Task details:
Repeat exactly the lines from the start of the material below up to and including the "tv[0], xv[1], tv[1]);" line.

Data:
@@ -664,6 +728,49 @@
   const f32x4 by = *reinterpret_cast<const f32x4*>(p.bias + nbc + 32 + c4);
   const int ch = lane & 15, rg = lane >> 4;
   const float bs_ = p.bias[nbc + ch], bx = p.bias[nbc + 16 + ch];
+  if constexpr (UTT) {
+    static_assert(TM % 2 == 0, "aligned transposed stores pair the strips");
+    static_assert(NS == 1, "the counted NA epilogue runs the 16-bit product only (launch_na_in)");
+    const long orow = (long)ub * p.sCt + (long)(cbase16 + ch) * p.ldct;
+    static_for<TM / 2>([&](auto I_) {
+      constexpr int i = 2 * decltype(I_)::value;
+      unsigned wh[2][2], wl[2][2];
+#pragma unroll
+      for (int s = 0; s < 2; ++s) {
+        float xv[4], tv[4];
+#pragma unroll
+        for (int r = 0; r < 4; ++r) {
+          tv[r] = tanh_fast(acc[i + s][0][r] + bs_);
+          xv[r] = acc[i + s][1][r] + bx;
+        }
+        wh[s][0] = mul_pack16(xv[0], tv[0], xv[1], tv[1]);
+        wh[s][1] = mul_pack16(xv[2], tv[2], xv[3], tv[3]);
+      }
+      const int l = l0 + i * 16 + utt_fofs(lane);
+      store_trans8<NS>(p, wh, wl, orow + l, p.rpb - l, col_ok, lane);
+    });
+    static_for<TM>([&](auto I_) {
+      constexpr int i = decltype(I_)::value;
+#pragma unroll
+      for (int r = 0; r < 4; ++r) scr[(rg * 4 + r) * LDW + 32 + ch] = acc[i][2][r];
+      __builtin_amdgcn_s_waitcnt(0xC07F);
+      __builtin_amdgcn_wave_barrier();
+      float v[4];
+#pragma unroll
+      for (int e = 0; e < 4; ++e) v[e] = scr[yrow * LDW + 32 + c4 + e] + by[e];
+      bf16x4 h;
+#pragma unroll
+      for (int e = 0; e < 4; ++e) h[e] = (bf16)v[e];
+      const bool ok = col_ok && l0 + i * 16 + yrow < p.rpb;
+      const long o = (long)(m0 + i * 16 + yrow) * p.ldch + cbase16 + c4;
+      unsigned long long ha = ok ? (unsigned long long)(p.Ch + o) : (unsigned long long)(p.sink + 512 + lane * 4);
+      asm volatile("" : "+v"(ha));
+      *(GLOBAL bf16x4*)(ha) = h;
+      __builtin_amdgcn_wave_barrier();
+      __builtin_amdgcn_s_waitcnt(0xC07F);
+    });
+    return;
+  }
   int bb = (m0 + rg * 4) / p.rpb, lf = (m0 + rg * 4) % p.rpb;
   static_for<TM>([&](auto I_) {
     constexpr int i = decltype(I_)::value;
@@ -722,11 +829,36 @@
   });
 }
 
-template <int TM, int TN, int NS>
+template <int TM, int TN, int NS, bool UTT = false>
 __device__ __forceinline__ void gemm_epilogue_trans_c(const GemmParams& p, f32x4 (&acc)[TM][TN],
-                                                      int m0, int n0, int lane, float* scr) {
+                                                      int m0, int n0, int ub, int l0, int lane, float* scr) {
   constexpr int WN = EpiScratch<TN>::W, LDW = EpiScratch<TN>::LDW;
   constexpr int Q = (16 * WN) / (64 * 4);
+  if constexpr (UTT) {
+    static_assert(TM % 2 == 0, "aligned transposed stores pair the strips");
+    const int lf = l0 + utt_fofs(lane);
+    static_for<TN>([&](auto J_) {
+      constexpr int j = decltype(J_)::value;
+      const int n = n0 + j * 16 + (lane & 15);
+      const bool col_ok = n < p.N;
+      const float bn = p.bias ? p.bias[min(n, p.N - 1)] : 0.f;
+      const long orow = (long)ub * p.sCt + (long)n * p.ldct;
+      static_for<TM / 2>([&](auto I_) {
+        constexpr int i = 2 * decltype(I_)::value;
+        unsigned wh[2][2], wl[2][2];
+#pragma unroll
+        for (int s = 0; s < 2; ++s) {
+          float v[4];
+#pragma unroll
+          for (int r = 0; r < 4; ++r) v[r] = acc[i + s][j][r] + bn;
+          pack_trans4<NS>(v, wh[s], wl[s]);
+        }
+        const int l = lf + i * 16;
+        store_trans8<NS>(p, wh, wl, orow + l, p.rpb - l, col_ok, lane);
+      });
+    });
+    return;
+  }
   static_assert(64 % WN == 0 && Q >= 1, "a lane's column is fixed across strips");
   const int col = lane % WN, rg0 = lane / WN;
   const int n = n0 + col;
@@ -781,7 +913,7 @@
 #endif
 template <int BM, int BN, int WGM, int WGN, int SPLIT, int EPI, int STAGES = 2, int OCC = 2,
           int BK = GEMM_BK, int RP = 0, int CONV = 0, int ROLE = 0,
-          int PRELOAD = ZV_GEMM_PRELOAD, int MXO = 0>
+          int PRELOAD = ZV_GEMM_PRELOAD, int MXO = 0, int UTT = 0>
 __global__ __launch_bounds__(64 * WGM * WGN, OCC) void zv_gemm_kernel(GemmParams p) {
   constexpr int NW = WGM * WGN;
   constexpr int WM = BM / WGM, WN = BN / WGN;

Output of the task:
@@ -664,6 +728,49 @@
   const f32x4 by = *reinterpret_cast<const f32x4*>(p.bias + nbc + 32 + c4);
   const int ch = lane & 15, rg = lane >> 4;
   const float bs_ = p.bias[nbc + ch], bx = p.bias[nbc + 16 + ch];
+  if constexpr (UTT) {
+    static_assert(TM % 2 == 0, "aligned transposed stores pair the strips");
+    static_assert(NS == 1, "the counted NA epilogue runs the 16-bit product only (launch_na_in)");
+    const long orow = (long)ub * p.sCt + (long)(cbase16 + ch) * p.ldct;
+    static_for<TM / 2>([&](auto I_) {
+      constexpr int i = 2 * decltype(I_)::value;
+      unsigned wh[2][2], wl[2][2];
+#pragma unroll
+      for (int s = 0; s < 2; ++s) {
+        float xv[4], tv[4];
+#pragma unroll
+        for (int r = 0; r < 4; ++r) {
+          tv[r] = tanh_fast(acc[i + s][0][r] + bs_);
+          xv[r] = acc[i + s][1][r] + bx;
+        }
+        wh[s][0] = mul_pack16(xv[0], tv[0], xv[1], tv[1]);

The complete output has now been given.